§ **ABOUT THIS TASK**: Each line of the entries that mentions the string "super" needs to be reported.

Stored items
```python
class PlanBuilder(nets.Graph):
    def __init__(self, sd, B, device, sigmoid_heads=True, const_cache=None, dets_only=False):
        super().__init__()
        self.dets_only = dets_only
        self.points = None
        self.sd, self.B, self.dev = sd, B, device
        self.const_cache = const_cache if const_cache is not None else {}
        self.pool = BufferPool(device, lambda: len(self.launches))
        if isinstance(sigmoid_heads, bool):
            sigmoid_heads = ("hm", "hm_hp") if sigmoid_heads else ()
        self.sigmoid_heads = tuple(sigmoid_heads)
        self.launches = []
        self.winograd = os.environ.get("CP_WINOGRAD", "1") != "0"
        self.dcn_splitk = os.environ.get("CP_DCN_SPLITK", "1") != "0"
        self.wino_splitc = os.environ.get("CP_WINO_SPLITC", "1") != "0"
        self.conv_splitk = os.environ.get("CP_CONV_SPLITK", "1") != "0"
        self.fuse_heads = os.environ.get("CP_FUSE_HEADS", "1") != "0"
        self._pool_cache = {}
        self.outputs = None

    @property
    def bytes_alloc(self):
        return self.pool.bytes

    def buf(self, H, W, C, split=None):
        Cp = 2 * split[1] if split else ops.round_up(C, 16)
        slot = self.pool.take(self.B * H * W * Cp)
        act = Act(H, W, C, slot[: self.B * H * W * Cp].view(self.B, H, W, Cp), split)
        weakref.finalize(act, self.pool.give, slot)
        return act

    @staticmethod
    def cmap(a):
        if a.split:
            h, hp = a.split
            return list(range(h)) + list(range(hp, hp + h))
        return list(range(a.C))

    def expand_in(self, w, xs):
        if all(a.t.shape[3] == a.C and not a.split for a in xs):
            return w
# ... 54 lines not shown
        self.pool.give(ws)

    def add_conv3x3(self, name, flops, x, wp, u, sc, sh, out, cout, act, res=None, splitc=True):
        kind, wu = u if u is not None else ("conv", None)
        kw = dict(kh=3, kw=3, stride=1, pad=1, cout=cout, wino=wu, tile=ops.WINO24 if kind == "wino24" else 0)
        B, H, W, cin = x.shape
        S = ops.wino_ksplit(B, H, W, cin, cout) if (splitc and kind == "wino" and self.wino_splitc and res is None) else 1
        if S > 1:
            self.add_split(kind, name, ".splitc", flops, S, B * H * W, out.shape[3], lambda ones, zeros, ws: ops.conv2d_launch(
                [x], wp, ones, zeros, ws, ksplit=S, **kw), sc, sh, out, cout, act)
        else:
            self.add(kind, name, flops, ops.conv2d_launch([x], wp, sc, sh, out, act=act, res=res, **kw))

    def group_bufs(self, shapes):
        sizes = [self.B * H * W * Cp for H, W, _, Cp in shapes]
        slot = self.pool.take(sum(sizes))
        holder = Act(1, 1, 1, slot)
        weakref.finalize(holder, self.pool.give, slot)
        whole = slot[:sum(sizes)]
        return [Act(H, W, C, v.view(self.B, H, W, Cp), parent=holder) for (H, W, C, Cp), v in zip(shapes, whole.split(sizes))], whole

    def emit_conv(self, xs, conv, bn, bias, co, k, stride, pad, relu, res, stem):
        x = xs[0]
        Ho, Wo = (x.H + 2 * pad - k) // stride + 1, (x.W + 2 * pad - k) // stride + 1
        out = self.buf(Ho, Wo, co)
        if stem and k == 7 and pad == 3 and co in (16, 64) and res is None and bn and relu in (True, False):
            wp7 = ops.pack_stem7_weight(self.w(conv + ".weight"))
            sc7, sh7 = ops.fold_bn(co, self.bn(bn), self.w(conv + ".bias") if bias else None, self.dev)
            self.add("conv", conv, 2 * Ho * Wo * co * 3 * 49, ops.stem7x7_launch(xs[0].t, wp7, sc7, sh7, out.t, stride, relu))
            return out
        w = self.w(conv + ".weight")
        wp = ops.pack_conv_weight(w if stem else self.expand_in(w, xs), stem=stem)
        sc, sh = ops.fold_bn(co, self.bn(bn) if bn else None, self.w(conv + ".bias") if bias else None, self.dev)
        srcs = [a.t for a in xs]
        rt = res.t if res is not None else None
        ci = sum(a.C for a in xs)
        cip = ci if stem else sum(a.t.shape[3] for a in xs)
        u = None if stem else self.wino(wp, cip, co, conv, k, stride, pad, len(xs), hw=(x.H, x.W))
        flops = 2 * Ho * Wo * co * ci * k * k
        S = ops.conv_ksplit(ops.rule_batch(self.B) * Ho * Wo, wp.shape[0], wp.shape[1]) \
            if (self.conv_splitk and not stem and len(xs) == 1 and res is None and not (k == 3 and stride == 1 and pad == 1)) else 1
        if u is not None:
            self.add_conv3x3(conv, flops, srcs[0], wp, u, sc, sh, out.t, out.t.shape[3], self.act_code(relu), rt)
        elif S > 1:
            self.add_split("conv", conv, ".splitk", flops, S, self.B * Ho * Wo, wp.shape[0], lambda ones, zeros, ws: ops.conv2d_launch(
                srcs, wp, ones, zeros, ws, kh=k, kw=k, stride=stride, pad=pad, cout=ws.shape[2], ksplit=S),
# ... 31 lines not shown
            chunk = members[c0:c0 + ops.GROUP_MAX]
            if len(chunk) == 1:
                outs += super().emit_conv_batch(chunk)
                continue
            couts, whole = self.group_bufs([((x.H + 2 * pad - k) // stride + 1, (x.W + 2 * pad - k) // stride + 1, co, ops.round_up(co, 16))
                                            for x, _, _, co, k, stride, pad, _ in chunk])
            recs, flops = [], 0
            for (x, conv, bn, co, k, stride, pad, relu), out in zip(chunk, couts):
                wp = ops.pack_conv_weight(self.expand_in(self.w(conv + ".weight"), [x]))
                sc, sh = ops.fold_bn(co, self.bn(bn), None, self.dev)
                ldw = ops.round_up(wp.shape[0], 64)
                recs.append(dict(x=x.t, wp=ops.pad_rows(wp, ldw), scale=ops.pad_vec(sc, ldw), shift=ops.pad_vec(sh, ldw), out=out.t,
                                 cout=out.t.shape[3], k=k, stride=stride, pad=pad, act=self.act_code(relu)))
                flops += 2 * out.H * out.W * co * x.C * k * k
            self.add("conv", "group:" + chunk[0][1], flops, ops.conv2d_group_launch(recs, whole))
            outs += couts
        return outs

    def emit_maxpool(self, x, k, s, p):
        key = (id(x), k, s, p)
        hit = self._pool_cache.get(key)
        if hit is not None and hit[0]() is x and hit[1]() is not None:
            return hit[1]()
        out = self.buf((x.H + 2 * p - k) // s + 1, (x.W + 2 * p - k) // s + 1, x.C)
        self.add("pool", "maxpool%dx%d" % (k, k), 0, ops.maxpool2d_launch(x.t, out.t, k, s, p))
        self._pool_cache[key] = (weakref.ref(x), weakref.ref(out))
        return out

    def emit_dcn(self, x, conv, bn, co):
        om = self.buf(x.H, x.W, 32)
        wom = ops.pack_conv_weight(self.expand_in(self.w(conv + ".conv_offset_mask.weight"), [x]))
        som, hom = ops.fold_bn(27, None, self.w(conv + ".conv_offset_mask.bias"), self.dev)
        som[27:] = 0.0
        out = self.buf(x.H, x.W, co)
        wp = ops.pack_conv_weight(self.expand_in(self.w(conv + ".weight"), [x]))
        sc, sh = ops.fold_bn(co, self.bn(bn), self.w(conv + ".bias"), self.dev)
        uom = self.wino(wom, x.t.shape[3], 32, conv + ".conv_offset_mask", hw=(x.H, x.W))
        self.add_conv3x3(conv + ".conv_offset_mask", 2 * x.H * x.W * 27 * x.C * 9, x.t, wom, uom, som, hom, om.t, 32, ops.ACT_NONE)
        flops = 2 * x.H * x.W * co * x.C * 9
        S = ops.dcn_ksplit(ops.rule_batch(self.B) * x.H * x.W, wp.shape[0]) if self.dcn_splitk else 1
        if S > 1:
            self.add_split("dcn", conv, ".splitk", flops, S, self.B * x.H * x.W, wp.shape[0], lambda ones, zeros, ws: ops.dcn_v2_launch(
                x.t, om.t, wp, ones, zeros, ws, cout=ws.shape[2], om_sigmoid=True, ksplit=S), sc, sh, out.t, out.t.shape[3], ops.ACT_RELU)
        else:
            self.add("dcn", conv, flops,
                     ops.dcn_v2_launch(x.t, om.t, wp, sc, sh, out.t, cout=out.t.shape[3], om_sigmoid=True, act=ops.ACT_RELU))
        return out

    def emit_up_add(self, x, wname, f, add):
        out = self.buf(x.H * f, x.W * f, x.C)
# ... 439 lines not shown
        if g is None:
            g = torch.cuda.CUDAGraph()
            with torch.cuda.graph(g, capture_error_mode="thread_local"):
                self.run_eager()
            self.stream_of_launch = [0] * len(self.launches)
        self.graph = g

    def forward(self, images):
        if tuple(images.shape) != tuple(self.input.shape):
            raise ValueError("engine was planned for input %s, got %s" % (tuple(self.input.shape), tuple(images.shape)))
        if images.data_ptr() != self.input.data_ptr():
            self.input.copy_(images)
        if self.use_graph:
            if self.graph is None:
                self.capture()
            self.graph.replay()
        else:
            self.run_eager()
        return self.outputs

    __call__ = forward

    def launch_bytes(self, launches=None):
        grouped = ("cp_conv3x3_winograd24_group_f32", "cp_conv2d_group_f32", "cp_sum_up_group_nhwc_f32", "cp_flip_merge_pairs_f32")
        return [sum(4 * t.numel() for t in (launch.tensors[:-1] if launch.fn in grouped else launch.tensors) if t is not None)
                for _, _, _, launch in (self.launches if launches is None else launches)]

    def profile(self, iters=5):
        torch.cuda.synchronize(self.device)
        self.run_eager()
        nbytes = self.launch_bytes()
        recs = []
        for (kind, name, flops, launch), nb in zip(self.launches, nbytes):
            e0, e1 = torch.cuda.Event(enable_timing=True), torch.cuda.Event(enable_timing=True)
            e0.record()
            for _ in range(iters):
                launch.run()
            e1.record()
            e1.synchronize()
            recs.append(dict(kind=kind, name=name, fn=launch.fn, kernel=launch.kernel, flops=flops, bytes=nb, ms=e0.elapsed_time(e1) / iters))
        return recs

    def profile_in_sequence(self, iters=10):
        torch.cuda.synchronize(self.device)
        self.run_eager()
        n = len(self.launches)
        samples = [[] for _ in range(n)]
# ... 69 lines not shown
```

...

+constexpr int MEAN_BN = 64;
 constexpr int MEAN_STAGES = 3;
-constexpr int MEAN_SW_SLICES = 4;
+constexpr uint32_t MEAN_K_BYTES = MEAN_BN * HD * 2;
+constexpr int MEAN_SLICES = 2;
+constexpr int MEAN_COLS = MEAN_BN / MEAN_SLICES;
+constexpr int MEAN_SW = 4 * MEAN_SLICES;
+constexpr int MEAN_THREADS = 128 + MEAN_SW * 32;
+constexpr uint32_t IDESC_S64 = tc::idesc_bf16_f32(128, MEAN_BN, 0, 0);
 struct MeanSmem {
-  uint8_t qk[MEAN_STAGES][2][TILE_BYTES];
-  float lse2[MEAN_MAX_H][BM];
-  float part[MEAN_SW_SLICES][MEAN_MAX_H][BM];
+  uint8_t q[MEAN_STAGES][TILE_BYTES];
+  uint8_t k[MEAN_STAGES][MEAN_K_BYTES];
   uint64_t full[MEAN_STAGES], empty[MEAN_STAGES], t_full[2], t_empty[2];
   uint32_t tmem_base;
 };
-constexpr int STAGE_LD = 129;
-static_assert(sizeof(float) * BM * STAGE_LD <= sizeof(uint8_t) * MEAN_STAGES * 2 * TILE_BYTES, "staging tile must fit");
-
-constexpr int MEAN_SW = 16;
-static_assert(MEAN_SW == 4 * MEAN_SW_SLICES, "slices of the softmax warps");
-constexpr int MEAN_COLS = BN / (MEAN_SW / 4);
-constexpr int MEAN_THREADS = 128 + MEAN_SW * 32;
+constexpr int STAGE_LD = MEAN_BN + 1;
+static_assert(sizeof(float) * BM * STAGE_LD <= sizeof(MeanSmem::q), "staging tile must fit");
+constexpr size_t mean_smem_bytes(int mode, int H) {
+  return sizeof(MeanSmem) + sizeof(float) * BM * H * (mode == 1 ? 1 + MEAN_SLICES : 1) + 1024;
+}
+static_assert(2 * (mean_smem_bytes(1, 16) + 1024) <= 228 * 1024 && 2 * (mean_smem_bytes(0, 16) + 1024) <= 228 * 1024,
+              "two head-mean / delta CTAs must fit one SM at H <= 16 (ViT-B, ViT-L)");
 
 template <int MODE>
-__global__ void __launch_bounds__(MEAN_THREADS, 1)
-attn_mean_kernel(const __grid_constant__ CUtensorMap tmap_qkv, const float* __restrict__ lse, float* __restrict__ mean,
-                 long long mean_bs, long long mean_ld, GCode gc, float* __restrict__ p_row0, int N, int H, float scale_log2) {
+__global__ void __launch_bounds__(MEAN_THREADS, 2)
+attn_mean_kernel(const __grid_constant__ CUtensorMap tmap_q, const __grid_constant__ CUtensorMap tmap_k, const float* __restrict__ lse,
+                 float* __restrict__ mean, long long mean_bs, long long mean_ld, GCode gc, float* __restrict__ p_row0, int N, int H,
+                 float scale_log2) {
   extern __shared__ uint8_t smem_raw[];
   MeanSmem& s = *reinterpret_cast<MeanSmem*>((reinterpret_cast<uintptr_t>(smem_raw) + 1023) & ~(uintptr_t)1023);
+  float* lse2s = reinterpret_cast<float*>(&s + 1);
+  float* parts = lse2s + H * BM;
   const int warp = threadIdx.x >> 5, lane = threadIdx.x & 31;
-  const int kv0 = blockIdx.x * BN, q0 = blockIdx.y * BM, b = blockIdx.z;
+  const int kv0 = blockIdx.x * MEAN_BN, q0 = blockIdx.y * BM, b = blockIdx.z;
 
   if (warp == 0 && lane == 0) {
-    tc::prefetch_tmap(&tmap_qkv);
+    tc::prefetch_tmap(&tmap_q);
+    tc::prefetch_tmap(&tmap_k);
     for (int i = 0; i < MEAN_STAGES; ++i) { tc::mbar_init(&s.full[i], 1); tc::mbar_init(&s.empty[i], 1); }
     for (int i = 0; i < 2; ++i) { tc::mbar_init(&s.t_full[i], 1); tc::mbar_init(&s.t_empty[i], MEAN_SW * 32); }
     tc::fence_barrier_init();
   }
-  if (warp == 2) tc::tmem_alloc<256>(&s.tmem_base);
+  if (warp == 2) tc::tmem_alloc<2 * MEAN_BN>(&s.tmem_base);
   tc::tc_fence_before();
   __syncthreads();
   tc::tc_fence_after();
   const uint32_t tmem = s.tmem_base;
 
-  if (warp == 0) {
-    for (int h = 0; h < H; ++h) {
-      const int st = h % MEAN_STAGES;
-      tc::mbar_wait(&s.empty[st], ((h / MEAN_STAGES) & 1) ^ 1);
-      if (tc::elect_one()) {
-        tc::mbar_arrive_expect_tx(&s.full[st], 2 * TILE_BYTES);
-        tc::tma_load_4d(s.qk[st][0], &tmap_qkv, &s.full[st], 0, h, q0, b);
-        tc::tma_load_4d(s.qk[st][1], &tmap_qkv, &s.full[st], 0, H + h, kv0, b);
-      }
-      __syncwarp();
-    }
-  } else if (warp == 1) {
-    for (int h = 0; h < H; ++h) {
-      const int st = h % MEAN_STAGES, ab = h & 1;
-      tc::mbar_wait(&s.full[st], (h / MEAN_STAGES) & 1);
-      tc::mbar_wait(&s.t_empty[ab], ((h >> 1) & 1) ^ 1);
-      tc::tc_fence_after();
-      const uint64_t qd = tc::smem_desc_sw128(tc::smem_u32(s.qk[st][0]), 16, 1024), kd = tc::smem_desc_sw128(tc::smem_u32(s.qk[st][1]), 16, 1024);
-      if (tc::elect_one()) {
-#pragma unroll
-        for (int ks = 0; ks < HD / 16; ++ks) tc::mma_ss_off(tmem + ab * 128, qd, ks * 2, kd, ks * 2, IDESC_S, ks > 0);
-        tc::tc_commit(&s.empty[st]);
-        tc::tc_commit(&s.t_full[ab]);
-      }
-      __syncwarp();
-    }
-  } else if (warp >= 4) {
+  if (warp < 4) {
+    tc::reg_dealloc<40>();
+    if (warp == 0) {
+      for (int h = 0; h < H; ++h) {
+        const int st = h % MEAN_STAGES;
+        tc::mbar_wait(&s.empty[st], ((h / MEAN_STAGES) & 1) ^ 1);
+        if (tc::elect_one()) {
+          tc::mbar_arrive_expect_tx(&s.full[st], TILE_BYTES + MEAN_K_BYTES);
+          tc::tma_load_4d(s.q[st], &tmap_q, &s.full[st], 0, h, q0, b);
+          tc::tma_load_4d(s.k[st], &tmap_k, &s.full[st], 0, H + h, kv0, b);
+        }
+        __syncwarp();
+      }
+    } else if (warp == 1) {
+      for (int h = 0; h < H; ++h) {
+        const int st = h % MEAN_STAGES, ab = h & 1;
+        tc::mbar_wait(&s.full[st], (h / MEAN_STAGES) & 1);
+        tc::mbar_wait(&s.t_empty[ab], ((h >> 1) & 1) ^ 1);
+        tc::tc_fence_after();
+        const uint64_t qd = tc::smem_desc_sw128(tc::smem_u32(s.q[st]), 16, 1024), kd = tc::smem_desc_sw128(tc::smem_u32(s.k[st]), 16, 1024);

* * *

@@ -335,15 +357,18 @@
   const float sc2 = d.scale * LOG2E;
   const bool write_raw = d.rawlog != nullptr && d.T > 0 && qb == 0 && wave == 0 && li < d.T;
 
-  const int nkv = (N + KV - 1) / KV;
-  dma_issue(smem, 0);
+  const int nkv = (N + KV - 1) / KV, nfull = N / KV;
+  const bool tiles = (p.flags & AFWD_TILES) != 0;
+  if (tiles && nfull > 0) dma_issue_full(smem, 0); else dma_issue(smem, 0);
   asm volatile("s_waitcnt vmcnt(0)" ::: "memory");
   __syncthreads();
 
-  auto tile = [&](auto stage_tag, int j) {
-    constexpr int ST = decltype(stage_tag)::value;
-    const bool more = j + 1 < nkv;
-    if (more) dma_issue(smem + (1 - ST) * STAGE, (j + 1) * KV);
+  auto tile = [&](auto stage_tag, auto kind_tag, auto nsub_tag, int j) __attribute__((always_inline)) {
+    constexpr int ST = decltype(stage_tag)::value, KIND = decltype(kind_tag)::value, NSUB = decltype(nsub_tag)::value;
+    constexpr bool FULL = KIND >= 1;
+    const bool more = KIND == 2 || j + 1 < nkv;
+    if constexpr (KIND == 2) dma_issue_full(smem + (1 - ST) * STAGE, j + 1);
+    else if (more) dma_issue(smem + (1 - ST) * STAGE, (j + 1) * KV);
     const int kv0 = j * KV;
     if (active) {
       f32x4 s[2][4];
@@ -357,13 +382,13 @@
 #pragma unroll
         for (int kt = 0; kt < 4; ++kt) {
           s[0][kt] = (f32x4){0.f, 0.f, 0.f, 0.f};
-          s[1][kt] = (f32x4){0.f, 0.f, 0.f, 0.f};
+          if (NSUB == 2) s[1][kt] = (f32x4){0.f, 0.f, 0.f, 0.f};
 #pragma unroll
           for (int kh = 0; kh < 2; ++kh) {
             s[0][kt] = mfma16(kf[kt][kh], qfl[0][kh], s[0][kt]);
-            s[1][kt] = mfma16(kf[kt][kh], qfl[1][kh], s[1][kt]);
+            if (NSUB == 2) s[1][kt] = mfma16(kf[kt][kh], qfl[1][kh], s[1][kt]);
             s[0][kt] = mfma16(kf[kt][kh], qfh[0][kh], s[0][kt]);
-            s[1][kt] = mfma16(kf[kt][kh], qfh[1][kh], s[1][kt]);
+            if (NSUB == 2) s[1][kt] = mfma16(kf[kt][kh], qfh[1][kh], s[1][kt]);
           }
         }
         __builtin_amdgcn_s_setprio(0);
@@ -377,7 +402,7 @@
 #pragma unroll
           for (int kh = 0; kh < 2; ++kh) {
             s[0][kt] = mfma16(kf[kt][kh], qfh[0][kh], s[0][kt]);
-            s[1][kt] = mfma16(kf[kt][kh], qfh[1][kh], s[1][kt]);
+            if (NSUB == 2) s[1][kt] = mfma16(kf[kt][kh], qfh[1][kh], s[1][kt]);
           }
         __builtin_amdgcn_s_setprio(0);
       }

§ **OUTPUT**:
        super().__init__()
                outs += super().emit_conv_batch(chunk)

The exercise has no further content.